**Exercise**
In the entries, find all lines that hold the word "srow" and copy them.

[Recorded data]
template <int HT, int WO, int THREADS, bool OPEN = false, bool RESIDENT = false, bool NIB = false>
static __device__ __forceinline__ void tile_body(const TiledParams& p, const int8_t* __restrict__ src, int8_t* __restrict__ dst,
                                                 const int k, const uint32_t sweep0, const int tx, const int ty, uint64_t* lds,
                                                 const PhiloxKeys& K, const ResidentParams* R = nullptr) {
    constexpr int NO = WO + 2;
    constexpr int RLMAX = THREADS / NO;
    int H = p.tile_h, row_off = ty * p.tile_h;
    if (p.flex_ty > 0) {
        const long long half = (p.r_end - p.r_begin + 1) / 2;
        row_off = 2 * (int)(ty * half / p.flex_ty);
        H = 2 * (int)((ty + 1) * half / p.flex_ty) - row_off;
    }
    const int TR = H + 4 * k;
    constexpr int RL = RLMAX;
    using E = typename std::conditional<NIB, uint32_t, uint64_t>::type;
    E* plane0 = reinterpret_cast<E*>(lds + 1);
    E* plane1 = plane0 + TR * NO;
    uint64_t* s_thr = reinterpret_cast<uint64_t*>((reinterpret_cast<uintptr_t>(plane1 + TR * NO + NO + 1) + 7u) & ~(uintptr_t)7u);
    const int tid = threadIdx.x;
    if (tid < 25) s_thr[tid] = p.thr[tid];

    const int q0 = tx * WO + p.q_shift, r0 = p.r_begin + row_off, Rb = r0 - 2 * k;

    const int al = tid / NO, oct = tid - al * NO;
    int cqi = q0 - 1 + oct;
    const bool col_out = OPEN && (cqi < 0 || cqi >= p.nchunks);
    if (!OPEN) {
        if (cqi < 0) cqi += p.nchunks;
        if (cqi >= p.nchunks) cqi -= p.nchunks;
        if (cqi >= p.nchunks) cqi -= p.nchunks;
    }
    const uint32_t cq = (uint32_t)cqi;
    int nv = p.cols - 16 * cqi;
    if (col_out) nv = 0;
    if (nv > 16) nv = 16;
    auto first_sites = [](int n) { return n >= 8 ? 0x0101010101010101ull : (((1ull << (8 * n)) - 1) & 0x0101010101010101ull); };
    const uint64_t vm_e = first_sites((nv + 1) >> 1), vm_o = first_sites(nv >> 1);

    if (al < RLMAX) {
        const int8_t* col = src + 16 * (long long)(OPEN ? (cqi < 0 ? 0 : (cqi >= p.nchunks ? p.nchunks - 1 : cqi)) : cqi);
        constexpr int LB = 4;
        for (int tr0 = al; tr0 < TR; tr0 += LB * RLMAX) {
            uint4 v[LB];
#pragma unroll
            for (int b = 0; b < LB; ++b) {
                const int tr = tr0 + b * RLMAX;
                const int rl = Rb + (tr < TR ? tr : TR - 1);
                int srow;
                if (p.wrap_rows) srow = rl < 0 ? rl + p.rows : (rl >= p.rows ? rl - p.rows : rl);
                else srow = rl < -p.ghost ? -p.ghost : (rl >= p.rows + p.ghost ? p.rows + p.ghost - 1 : rl);
                v[b] = *reinterpret_cast<const uint4*>(col + (long long)srow * p.pitch);
            }
#pragma unroll
            for (int b = 0; b < LB; ++b) {
                const int tr = tr0 + b * RLMAX;
                if (tr < TR) {
                    const uint32_t e0 = perm(v[b].y, v[b].x, 0x06040200u), e1 = perm(v[b].w, v[b].z, 0x06040200u);
                    const uint32_t o0 = perm(v[b].y, v[b].x, 0x07050301u), o1 = perm(v[b].w, v[b].z, 0x07050301u);
                    uint64_t ev = (uint64_t)(~(e0 >> 1) & 0x01010101u) | ((uint64_t)(~(e1 >> 1) & 0x01010101u) << 32);
                    uint64_t od = (uint64_t)(~(o0 >> 1) & 0x01010101u) | ((uint64_t)(~(o1 >> 1) & 0x01010101u) << 32);
                    if (OPEN) {
                        const long long grow = p.row0 + Rb + tr;
                        if (grow < 0 || grow >= p.total_rows) ev = od = 0;
                    }
                    if (OPEN || nv < 16) {
                        ev &= vm_e;
                        od &= vm_o;
                    }
                    const int idx = tr * NO + oct;
                    const int gpar = (int)((p.row0 + Rb + tr) & 1);
                    if (NIB) {
                        (gpar ? plane1 : plane0)[idx] = (E)((uint32_t)ev | ((uint32_t)(ev >> 32) << 4));
                        (gpar ? plane0 : plane1)[idx] = (E)((uint32_t)od | ((uint32_t)(od >> 32) << 4));
                    } else {
                        (gpar ? plane1 : plane0)[idx] = (E)ev;
                        (gpar ? plane0 : plane1)[idx] = (E)od;
                    }
                }
            }
        }
    }

    long long rg0 = p.row0 + Rb;
    if (!OPEN) {
        rg0 %= p.total_rows;
        if (rg0 < 0) rg0 += p.total_rows;
    }
    const bool edge = !OPEN && (rg0 + TR > p.total_rows);

    Rows2Ctx c;
    c.s_thr = s_thr;
    c.total_rows = (int)p.total_rows;
    c.rg_tile0 = (int)rg0;
    c.wrap_tr = (int)(p.total_rows - rg0);
    c.tag_hi = p.tag_hi; c.tag_lo = p.tag_lo; c.k0 = p.k0; c.k1 = p.k1;
    c.tblH0 = p.tblH0; c.tblH1 = p.tblH1; c.tblL0 = p.tblL0; c.tblL1 = p.tblL1;
    c.t3H0 = p.t3H0; c.t3H1 = p.t3H1; c.t3L0 = p.t3L0; c.t3L1 = p.t3L1;
    c.last_row = (int)p.total_rows - 1;
    c.lft = OPEN && cqi == 0;
    c.rgt = OPEN && cqi == p.nchunks - 1;
    c.r_par = (uint32_t)(p.cols - 1) & 1u;
    c.r_slot = ((uint32_t)(p.cols - 1) & 15u) >> 1;
    c.rm_lo = c.r_slot < 4 ? 0xFFu << (8 * c.r_slot) : 0u;
    c.rm_hi = c.r_slot < 4 ? 0u : 0xFFu << (8 * (c.r_slot - 4));
    c.vm_e = vm_e;
    c.vm_o = vm_o;
    const int v_last = (p.cols >> 1) & 7;
    const bool ragged = !OPEN && v_last != 0;
    const int seam_site = v_last - 1;
    const int seam_pos = NIB ? 8 * (seam_site & 3) + 4 * (seam_site >> 2) : 8 * seam_site, last_pos = NIB ? 28 : 56;
    c.sh_next = (ragged && cqi == p.nchunks - 1) ? seam_pos : last_pos;
    c.sh_prev = (ragged && cqi == 0) ? seam_pos : last_pos;
    int w0 = (q0 - 1) % p.nchunks;
    if (w0 < 0) w0 += p.nchunks;
    const bool seam = ragged && (w0 == 0 || w0 + NO - 1 >= p.nchunks - 1);
    asm volatile("v_mov_b32 %0, %1" : "=v"(c.tblH0) : "s"(p.tblH0));
    asm volatile("v_mov_b32 %0, %1" : "=v"(c.tblH1) : "s"(p.tblH1));
    asm volatile("v_mov_b32 %0, %1" : "=v"(c.tblL0) : "s"(p.tblL0));
    asm volatile("v_mov_b32 %0, %1" : "=v"(c.tblL1) : "s"(p.tblL1));

    const int n_gen = RESIDENT ? R->n_gen : 1;
    long long tl0 = 0, tl[4] = {0, 0, 0, 0};
    const bool timing = RESIDENT && R->dbg && tid == 0;
    if (timing) tl0 = wall_clock64();
#define RES_MARK(q)                         \
    if (timing) {                           \
        const long long now_ = wall_clock64(); \
// ... 16 lines not shown
        const int ntiles = p.tiles_x * R->tiles_y, me = ty * p.tiles_x + tx;
        uint64_t* mine = R->xbuf + ((size_t)(gen & 1) * ntiles + me) * xstride;
        const uint64_t tag = strip_tag(gen);
        for (int i = tid; i < n_tb; i += THREADS) {
            const int r = i / WO, o = i - r * WO;
            xst(mine + i, (uint64_t)plane1[(2 * k + r) * NO + 1 + o] | tag);
            xst(mine + n_tb + i, (uint64_t)plane1[(H + r) * NO + 1 + o] | tag);
        }
        for (int i = tid; i < n_lr; i += THREADS) {
            xst(mine + 2 * n_tb + i, (uint64_t)plane1[(2 * k + i) * NO + 1] | tag);
            xst(mine + 2 * n_tb + n_lr + i, (uint64_t)plane1[(2 * k + i) * NO + wi] | tag);
        }
        RES_MARK(1);
    };
    auto fetch = [&](int gen) {
        RES_MARK(0);
        const int tiles_x = p.tiles_x, tiles_y = R->tiles_y, ntiles = tiles_x * tiles_y;
        const uint64_t tag = strip_tag(gen);
        const int txl = tx == 0 ? tiles_x - 1 : tx - 1, txr = tx == tiles_x - 1 ? 0 : tx + 1;
        const int w_l = txl == tiles_x - 1 ? p.nchunks + p.q_shift - (txl * WO + p.q_shift) : WO;
        const int tyu = ty == 0 ? tiles_y - 1 : ty - 1, tyd = ty == tiles_y - 1 ? 0 : ty + 1;
        const bool has_u = R->wrap_y || ty > 0, has_d = R->wrap_y || ty < tiles_y - 1;
        const bool has_l = R->wrap_x || tx > 0, has_r = R->wrap_x || tx < tiles_x - 1;
        const uint64_t* xg = R->xbuf + (size_t)(gen & 1) * ntiles * xstride;
        const uint64_t* X_u = xg + (size_t)(tyu * tiles_x + tx) * xstride;
        const uint64_t* X_d = xg + (size_t)(tyd * tiles_x + tx) * xstride;
        const uint64_t* X_l = xg + (size_t)(ty * tiles_x + txl) * xstride;
        const uint64_t* X_r = xg + (size_t)(ty * tiles_x + txr) * xstride;
        const uint64_t* X_ul = xg + (size_t)(tyu * tiles_x + txl) * xstride;
        const uint64_t* X_ur = xg + (size_t)(tyu * tiles_x + txr) * xstride;
        const uint64_t* X_dl = xg + (size_t)(tyd * tiles_x + txl) * xstride;
        const uint64_t* X_dr = xg + (size_t)(tyd * tiles_x + txr) * xstride;
        constexpr int FI = (2 * 8 * NO + THREADS - 1) / THREADS;
        constexpr int TH_MAX = 160 * 1024 / (int)sizeof(E) / (2 * NO) - 32;
        constexpr int SI = (TH_MAX + THREADS - 1) / THREADS;
        const uint64_t* au[FI];
        const uint64_t* ad[FI];
        uint64_t vu[FI], vd[FI], vl[SI], vr[SI];
        bool nu[FI], nd[FI], nl[SI], nr[SI];
#pragma unroll
        for (int it = 0; it < FI; ++it) {
            const int i = tid + it * THREADS, ic = i < 2 * k * NO ? i : 0;
            const int r = ic / NO, o = ic - r * NO;
            const int e = r * WO;
            const int oc = o <= wi + 1 ? o : 1;
            au[it] = oc == 0 ? X_ul + n_tb + e + w_l - 1 : (oc == wi + 1 ? X_ur + n_tb + e : X_u + n_tb + e + oc - 1);
            ad[it] = oc == 0 ? X_dl + e + w_l - 1 : (oc == wi + 1 ? X_dr + e : X_d + e + oc - 1);
            const bool col_ok = o == 0 ? has_l : (o == wi + 1 ? has_r : o <= wi);
            nu[it] = i < 2 * k * NO && has_u && col_ok;
            nd[it] = i < 2 * k * NO && has_d && col_ok;
            vu[it] = xld(au[it]);
            vd[it] = xld(ad[it]);
        }
#pragma unroll
        for (int it = 0; it < SI; ++it) {
            const int i = tid + it * THREADS, ic = i < n_lr ? i : 0;
            nl[it] = i < n_lr && has_l;
            nr[it] = i < n_lr && has_r;
            vl[it] = xld(X_l + 2 * n_tb + n_lr + ic);
            vr[it] = xld(X_r + 2 * n_tb + ic);
        }
        for (int spins = 0;; ++spins) {
            bool fresh = true;
#pragma unroll
            for (int it = 0; it < FI; ++it) {
                if (nu[it] && (vu[it] & TAG_MASK) != tag) { vu[it] = xld(au[it]); fresh = false; }
                if (nd[it] && (vd[it] & TAG_MASK) != tag) { vd[it] = xld(ad[it]); fresh = false; }
// ... 4 lines not shown
                if (nl[it] && (vl[it] & TAG_MASK) != tag) { vl[it] = xld(X_l + 2 * n_tb + n_lr + ic); fresh = false; }
                if (nr[it] && (vr[it] & TAG_MASK) != tag) { vr[it] = xld(X_r + 2 * n_tb + ic); fresh = false; }
            }
            if (fresh) break;
            if (spins > (1 << 22) || ((spins & 0xFFF) == 0xFFF && __hip_atomic_load(R->err, __ATOMIC_RELAXED, __HIP_MEMORY_SCOPE_SYSTEM))) {
                __hip_atomic_store(R->err, 1, __ATOMIC_RELAXED, __HIP_MEMORY_SCOPE_SYSTEM);
                s_fail = 1;
                break;
            }
        }
        RES_MARK(2);
#pragma unroll
        for (int it = 0; it < FI; ++it) {
            const int i = tid + it * THREADS;
            if (i < 2 * k * NO) {
                const int r = i / NO, o = i - r * NO;
                if (nu[it]) plane1[r * NO + o] = (E)(vu[it] & FLAG_MASK);
                if (nd[it]) plane1[(2 * k + H + r) * NO + o] = (E)(vd[it] & FLAG_MASK);
            }
        }
#pragma unroll
        for (int it = 0; it < SI; ++it) {
            const int i = tid + it * THREADS;
            if (i < n_lr) {
                if (nl[it]) plane1[(2 * k + i) * NO] = (E)(vl[it] & FLAG_MASK);
                if (nr[it]) plane1[(2 * k + i) * NO + wi + 1] = (E)(vr[it] & FLAG_MASK);
            }
        }
        RES_MARK(3);
    };

    auto run = [&](int par0, int tr_first, int tr_end, int step, int oc, uint32_t cqq) {
        if (NIB && OPEN) {
            if (par0) sweep_pairs_nib<NO, 1, false, true>(c, K, tr_first, tr_end, step, oc, cqq);
            else sweep_pairs_nib<NO, 0, false, true>(c, K, tr_first, tr_end, step, oc, cqq);
        } else if (NIB && seam) {
            if (par0) sweep_pairs_nib<NO, 1, true, false, true>(c, K, tr_first, tr_end, step, oc, cqq);
            else sweep_pairs_nib<NO, 0, true, false, true>(c, K, tr_first, tr_end, step, oc, cqq);
        } else if (NIB) {
            if (edge) {
                if (par0) sweep_pairs_nib<NO, 1, true>(c, K, tr_first, tr_end, step, oc, cqq);
                else sweep_pairs_nib<NO, 0, true>(c, K, tr_first, tr_end, step, oc, cqq);
            } else {
                if (par0) sweep_pairs_nib<NO, 1, false>(c, K, tr_first, tr_end, step, oc, cqq);
                else sweep_pairs_nib<NO, 0, false>(c, K, tr_first, tr_end, step, oc, cqq);
            }
        } else if (OPEN) {
            if (par0) sweep_pairs<NO, 1, false, true>(c, K, tr_first, tr_end, step, oc, cqq);
            else sweep_pairs<NO, 0, false, true>(c, K, tr_first, tr_end, step, oc, cqq);
        } else if (seam) {
            if (par0) sweep_pairs<NO, 1, true, false, true>(c, K, tr_first, tr_end, step, oc, cqq);
            else sweep_pairs<NO, 0, true, false, true>(c, K, tr_first, tr_end, step, oc, cqq);
        } else if (edge) {
            if (par0) sweep_pairs<NO, 1, true, false>(c, K, tr_first, tr_end, step, oc, cqq);
            else sweep_pairs<NO, 0, true, false>(c, K, tr_first, tr_end, step, oc, cqq);
        } else {
            if (par0) sweep_pairs<NO, 1, false, false>(c, K, tr_first, tr_end, step, oc, cqq);
            else sweep_pairs<NO, 0, false, false>(c, K, tr_first, tr_end, step, oc, cqq);
        }
    };
    int par0 = 0;
    auto set_half_sweep = [&](uint32_t sweep_g, int hsi) {
        const int kappa = hsi & 1;
        c.hs = 2u * (sweep_g + (uint32_t)(hsi >> 1)) + (uint32_t)kappa;
        c.Pd = kappa ? plane1 : plane0;
        c.Ps = kappa ? plane0 : plane1;
        c.tr_lo = 1 + hsi;
        c.npairs = (TR - 2 - 2 * hsi) / 2;
        int rgf = (int)rg0 + c.tr_lo;
        if (!OPEN && rgf >= c.total_rows) rgf -= c.total_rows;
        c.rgf = rgf;
        par0 = (int)((p.row0 + Rb + c.tr_lo + kappa) & 1);
    };
    for (int gen = 0; gen < n_gen; ++gen) {
    const int kg = (RESIDENT && gen == n_gen - 1) ? R->k_last : k;
    const uint32_t sweep_g = sweep0 + (uint32_t)(gen * k);
    for (int hsi = 0; hsi < 2 * kg; ++hsi) {
        __syncthreads();
        set_half_sweep(sweep_g, hsi);
        if (al < RL) run(par0, c.tr_lo + 2 * al, c.tr_lo + 2 * c.npairs, 2 * RL, oct, cq);
    }
    __syncthreads();
    if (RESIDENT && gen + 1 < n_gen) {
        publish(gen);
        fetch(gen);
        __syncthreads();
        if (s_fail) return;
    }
    RES_MARK(0);
    }
    if (timing)
        for (int q = 0; q < 4; ++q) R->dbg[4 * blockIdx.x + q] = tl[q];
#undef RES_MARK
    if (al < RLMAX && oct >= 1 && oct <= WO && q0 + oct - 1 < p.nchunks + p.q_shift) {
        int8_t* col = dst + 16 * (long long)cqi;
        int gpar = (int)((p.row0 + r0 + al) & 1);
#pragma unroll 2
        for (int hr = al; hr < H; hr += RLMAX) {
            const int rl = r0 + hr;
            if (rl < p.r_end) {
                const int li = (2 * k + hr) * NO + oct;
                uint64_t ev = (gpar ? plane1 : plane0)[li], od = (gpar ? plane0 : plane1)[li];
                if (NIB) {
                    ev = (ev & 0x01010101ull) | (((ev >> 4) & 0x01010101ull) << 32);
                    od = (od & 0x01010101ull) | (((od >> 4) & 0x01010101ull) << 32);
                }
                const uint32_t e0 = perm(0u, 0x000001FFu, (uint32_t)ev), e1 = perm(0u, 0x000001FFu, (uint32_t)(ev >> 32));
                const uint32_t o0 = perm(0u, 0x000001FFu, (uint32_t)od), o1 = perm(0u, 0x000001FFu, (uint32_t)(od >> 32));
                uint4 v = make_uint4(perm(o0, e0, 0x05010400u), perm(o0, e0, 0x07030602u), perm(o1, e1, 0x05010400u),
                                     perm(o1, e1, 0x07030602u));
// ... 15 lines not shown
__global__ __launch_bounds__(THREADS, MINW) void k1_tiled2(TiledParams p) {
    extern __shared__ uint64_t lds[];
    const PhiloxKeys K = make_keys(p.k0, p.k1);
    tile_body<H, WO, THREADS, OPEN, false, NIB>(p, p.src, p.dst, p.k, p.sweep0, blockIdx.x % p.tiles_x,
                                    p.ty_first + (blockIdx.x / p.tiles_x) * p.ty_stride, lds, K);
}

**Final answer**
                int srow;
                if (p.wrap_rows) srow = rl < 0 ? rl + p.rows : (rl >= p.rows ? rl - p.rows : rl);
                else srow = rl < -p.ghost ? -p.ghost : (rl >= p.rows + p.ghost ? p.rows + p.ghost - 1 : rl);
                v[b] = *reinterpret_cast<const uint4*>(col + (long long)srow * p.pitch);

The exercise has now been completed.